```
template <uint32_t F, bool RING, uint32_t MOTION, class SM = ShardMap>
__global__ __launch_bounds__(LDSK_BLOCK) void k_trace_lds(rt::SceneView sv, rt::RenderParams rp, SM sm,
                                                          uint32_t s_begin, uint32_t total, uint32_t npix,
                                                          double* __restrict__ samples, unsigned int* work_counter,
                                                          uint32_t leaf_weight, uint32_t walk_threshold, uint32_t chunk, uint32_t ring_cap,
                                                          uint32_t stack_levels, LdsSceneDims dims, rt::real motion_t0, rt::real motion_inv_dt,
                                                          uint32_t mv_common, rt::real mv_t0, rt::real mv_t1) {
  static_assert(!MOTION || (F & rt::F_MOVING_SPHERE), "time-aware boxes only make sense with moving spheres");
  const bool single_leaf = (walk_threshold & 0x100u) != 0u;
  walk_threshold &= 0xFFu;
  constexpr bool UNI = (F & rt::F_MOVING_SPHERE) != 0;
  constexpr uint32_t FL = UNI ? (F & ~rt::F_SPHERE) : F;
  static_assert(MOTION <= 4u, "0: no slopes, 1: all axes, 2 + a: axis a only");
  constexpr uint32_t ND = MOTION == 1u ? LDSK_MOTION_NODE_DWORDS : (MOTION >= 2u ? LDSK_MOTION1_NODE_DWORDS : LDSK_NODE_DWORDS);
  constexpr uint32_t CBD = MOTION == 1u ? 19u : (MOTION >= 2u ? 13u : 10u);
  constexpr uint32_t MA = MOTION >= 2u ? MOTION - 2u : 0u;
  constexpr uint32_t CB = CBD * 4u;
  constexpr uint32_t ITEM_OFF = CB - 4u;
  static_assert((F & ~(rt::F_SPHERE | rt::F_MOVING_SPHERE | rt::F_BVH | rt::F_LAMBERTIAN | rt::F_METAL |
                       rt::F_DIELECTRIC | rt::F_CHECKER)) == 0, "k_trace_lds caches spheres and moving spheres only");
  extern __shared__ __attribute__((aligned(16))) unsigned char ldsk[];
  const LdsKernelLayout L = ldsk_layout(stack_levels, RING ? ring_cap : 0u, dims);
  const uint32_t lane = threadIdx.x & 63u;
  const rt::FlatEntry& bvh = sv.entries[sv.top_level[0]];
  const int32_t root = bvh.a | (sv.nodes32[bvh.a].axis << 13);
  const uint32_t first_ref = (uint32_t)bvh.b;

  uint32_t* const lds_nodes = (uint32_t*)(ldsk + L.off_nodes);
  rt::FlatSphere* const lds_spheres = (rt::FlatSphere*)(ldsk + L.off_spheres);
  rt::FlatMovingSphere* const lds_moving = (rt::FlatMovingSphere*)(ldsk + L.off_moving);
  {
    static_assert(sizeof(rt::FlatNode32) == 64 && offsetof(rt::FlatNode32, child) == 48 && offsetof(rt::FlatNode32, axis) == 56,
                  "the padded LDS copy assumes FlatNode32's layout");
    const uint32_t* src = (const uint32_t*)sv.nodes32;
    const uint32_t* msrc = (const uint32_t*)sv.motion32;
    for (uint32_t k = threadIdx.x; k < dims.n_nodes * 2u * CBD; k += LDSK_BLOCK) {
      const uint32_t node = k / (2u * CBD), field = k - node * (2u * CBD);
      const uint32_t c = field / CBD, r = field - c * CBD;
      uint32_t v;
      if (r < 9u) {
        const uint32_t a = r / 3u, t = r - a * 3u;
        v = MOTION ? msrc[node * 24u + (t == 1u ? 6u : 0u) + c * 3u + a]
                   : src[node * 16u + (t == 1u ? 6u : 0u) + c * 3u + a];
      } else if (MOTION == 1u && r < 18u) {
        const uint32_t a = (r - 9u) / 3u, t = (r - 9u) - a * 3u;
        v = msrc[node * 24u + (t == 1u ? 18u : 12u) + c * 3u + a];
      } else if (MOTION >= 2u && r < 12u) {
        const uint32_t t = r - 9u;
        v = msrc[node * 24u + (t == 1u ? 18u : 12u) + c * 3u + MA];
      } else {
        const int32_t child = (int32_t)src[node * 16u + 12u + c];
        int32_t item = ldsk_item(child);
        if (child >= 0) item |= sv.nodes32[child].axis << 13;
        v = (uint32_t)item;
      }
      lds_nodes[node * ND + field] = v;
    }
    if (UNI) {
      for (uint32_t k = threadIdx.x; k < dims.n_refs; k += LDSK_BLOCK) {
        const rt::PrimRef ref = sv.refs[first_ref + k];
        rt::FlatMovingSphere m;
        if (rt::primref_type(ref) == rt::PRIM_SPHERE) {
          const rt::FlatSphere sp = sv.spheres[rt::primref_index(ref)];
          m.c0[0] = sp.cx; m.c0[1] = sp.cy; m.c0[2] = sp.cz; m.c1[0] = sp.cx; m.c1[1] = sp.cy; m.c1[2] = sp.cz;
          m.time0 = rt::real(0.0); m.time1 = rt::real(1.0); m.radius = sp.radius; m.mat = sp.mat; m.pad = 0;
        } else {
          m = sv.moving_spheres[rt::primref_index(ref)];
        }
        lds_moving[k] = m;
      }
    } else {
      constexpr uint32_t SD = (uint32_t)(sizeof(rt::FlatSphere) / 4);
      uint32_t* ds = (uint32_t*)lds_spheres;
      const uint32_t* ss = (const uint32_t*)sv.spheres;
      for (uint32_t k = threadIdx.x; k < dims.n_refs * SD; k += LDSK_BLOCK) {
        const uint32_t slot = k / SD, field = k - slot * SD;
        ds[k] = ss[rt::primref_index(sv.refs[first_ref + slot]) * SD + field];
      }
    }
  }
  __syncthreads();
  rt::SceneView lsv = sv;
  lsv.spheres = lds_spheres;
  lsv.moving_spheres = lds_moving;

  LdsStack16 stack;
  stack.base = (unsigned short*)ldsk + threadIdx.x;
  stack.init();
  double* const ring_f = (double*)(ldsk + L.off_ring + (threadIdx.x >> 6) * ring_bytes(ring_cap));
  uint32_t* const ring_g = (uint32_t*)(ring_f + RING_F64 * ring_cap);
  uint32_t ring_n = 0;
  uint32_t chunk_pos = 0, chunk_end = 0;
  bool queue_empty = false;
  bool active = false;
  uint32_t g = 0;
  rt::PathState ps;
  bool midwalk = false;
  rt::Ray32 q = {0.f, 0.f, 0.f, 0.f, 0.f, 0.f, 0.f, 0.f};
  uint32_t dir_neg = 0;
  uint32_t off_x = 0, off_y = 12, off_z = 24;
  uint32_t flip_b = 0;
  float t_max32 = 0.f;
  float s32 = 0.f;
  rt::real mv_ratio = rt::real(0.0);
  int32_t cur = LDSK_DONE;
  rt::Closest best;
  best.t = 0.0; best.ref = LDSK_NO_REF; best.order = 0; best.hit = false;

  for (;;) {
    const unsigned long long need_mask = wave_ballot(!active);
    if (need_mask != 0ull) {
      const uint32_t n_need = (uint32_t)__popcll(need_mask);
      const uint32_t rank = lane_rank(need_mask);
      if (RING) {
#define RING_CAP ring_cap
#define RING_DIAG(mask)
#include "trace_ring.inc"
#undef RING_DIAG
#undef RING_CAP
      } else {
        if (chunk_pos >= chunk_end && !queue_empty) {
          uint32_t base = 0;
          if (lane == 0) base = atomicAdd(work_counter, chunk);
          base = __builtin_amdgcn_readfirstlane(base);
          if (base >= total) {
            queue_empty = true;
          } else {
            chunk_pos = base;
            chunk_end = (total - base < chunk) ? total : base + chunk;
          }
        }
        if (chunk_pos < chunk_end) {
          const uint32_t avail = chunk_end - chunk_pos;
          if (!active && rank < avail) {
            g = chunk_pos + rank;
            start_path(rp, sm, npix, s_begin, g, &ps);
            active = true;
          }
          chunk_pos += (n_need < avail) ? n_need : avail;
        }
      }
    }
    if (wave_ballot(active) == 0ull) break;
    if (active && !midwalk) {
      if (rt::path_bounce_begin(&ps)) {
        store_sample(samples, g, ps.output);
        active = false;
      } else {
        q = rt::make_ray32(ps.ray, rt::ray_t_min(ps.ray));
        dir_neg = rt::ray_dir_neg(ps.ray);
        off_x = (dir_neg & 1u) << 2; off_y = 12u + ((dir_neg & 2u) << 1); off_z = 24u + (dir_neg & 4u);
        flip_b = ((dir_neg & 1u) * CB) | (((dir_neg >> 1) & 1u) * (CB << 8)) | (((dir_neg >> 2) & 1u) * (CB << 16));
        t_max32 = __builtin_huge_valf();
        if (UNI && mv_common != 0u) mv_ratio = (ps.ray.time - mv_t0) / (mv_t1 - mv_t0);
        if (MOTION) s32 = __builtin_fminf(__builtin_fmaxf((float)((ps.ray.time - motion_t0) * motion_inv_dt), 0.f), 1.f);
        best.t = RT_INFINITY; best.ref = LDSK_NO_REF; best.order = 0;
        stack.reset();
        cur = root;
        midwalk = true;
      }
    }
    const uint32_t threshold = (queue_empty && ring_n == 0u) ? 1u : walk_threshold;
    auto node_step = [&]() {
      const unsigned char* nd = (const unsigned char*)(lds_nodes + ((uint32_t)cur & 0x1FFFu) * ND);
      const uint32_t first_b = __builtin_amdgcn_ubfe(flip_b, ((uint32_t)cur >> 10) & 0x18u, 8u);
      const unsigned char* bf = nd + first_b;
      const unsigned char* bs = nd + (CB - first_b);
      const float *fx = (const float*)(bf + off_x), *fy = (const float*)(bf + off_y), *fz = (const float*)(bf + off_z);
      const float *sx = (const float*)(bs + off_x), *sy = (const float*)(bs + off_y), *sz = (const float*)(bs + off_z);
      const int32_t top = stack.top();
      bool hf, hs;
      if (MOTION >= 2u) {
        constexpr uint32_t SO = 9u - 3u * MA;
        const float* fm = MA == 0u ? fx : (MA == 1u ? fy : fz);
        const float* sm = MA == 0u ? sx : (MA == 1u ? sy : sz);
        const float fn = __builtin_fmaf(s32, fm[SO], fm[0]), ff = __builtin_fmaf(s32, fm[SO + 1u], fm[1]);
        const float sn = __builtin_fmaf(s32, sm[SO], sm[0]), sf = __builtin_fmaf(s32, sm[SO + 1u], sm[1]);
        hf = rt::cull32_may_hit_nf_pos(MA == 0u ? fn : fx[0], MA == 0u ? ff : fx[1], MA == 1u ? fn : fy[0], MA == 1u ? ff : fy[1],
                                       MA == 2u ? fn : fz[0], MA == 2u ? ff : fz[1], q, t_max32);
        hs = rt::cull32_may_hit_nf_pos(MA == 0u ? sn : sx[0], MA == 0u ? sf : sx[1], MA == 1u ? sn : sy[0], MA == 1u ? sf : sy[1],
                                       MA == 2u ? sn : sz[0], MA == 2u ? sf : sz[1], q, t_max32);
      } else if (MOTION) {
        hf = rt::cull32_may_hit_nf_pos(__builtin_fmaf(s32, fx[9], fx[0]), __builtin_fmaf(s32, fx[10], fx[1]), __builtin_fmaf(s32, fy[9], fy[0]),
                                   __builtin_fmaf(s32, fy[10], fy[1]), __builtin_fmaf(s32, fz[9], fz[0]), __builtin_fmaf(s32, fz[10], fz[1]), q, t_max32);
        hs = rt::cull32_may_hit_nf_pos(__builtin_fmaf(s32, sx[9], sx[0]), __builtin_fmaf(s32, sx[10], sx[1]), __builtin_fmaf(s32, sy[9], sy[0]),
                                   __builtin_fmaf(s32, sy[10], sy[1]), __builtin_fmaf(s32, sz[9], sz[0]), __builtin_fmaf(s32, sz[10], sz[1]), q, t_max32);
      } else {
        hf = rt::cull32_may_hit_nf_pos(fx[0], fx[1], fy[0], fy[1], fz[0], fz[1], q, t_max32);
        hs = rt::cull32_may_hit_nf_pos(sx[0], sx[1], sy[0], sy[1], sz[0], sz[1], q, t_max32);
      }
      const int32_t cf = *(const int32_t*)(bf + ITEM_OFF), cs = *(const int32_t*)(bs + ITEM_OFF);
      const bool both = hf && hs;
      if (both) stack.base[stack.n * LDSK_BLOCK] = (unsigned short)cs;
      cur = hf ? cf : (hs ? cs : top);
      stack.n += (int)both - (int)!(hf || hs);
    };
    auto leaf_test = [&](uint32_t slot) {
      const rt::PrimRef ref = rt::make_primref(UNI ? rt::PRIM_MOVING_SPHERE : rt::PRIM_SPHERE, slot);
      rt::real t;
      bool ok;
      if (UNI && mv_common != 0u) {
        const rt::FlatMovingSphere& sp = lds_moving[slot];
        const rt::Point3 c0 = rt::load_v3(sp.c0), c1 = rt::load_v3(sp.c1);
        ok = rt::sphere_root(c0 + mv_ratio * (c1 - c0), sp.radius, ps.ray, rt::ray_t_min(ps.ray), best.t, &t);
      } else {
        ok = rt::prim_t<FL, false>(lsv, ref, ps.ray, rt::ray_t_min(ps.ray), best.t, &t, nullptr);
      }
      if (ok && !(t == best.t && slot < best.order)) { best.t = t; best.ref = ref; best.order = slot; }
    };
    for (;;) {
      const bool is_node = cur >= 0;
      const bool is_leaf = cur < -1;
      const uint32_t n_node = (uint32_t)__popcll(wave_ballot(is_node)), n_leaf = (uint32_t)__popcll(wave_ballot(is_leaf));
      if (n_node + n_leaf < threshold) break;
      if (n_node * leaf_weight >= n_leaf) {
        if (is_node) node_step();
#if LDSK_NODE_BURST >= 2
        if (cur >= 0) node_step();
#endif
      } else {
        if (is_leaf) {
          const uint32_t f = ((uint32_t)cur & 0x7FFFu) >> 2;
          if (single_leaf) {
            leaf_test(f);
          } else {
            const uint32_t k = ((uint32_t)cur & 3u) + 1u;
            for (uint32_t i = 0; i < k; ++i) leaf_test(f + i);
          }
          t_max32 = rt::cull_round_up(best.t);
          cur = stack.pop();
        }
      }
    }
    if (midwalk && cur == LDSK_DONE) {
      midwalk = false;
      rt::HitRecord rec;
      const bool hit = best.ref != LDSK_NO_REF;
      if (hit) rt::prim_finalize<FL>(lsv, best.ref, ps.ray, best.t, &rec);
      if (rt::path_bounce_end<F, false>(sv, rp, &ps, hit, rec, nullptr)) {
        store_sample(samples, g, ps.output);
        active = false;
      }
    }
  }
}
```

::::::

- **Work item**
Across the whole listing, show each line where the word "both" occurs.

- **Written solution**
      const bool both = hf && hs;
      if (both) stack.base[stack.n * LDSK_BLOCK] = (unsigned short)cs;
      stack.n += (int)both - (int)!(hf || hs);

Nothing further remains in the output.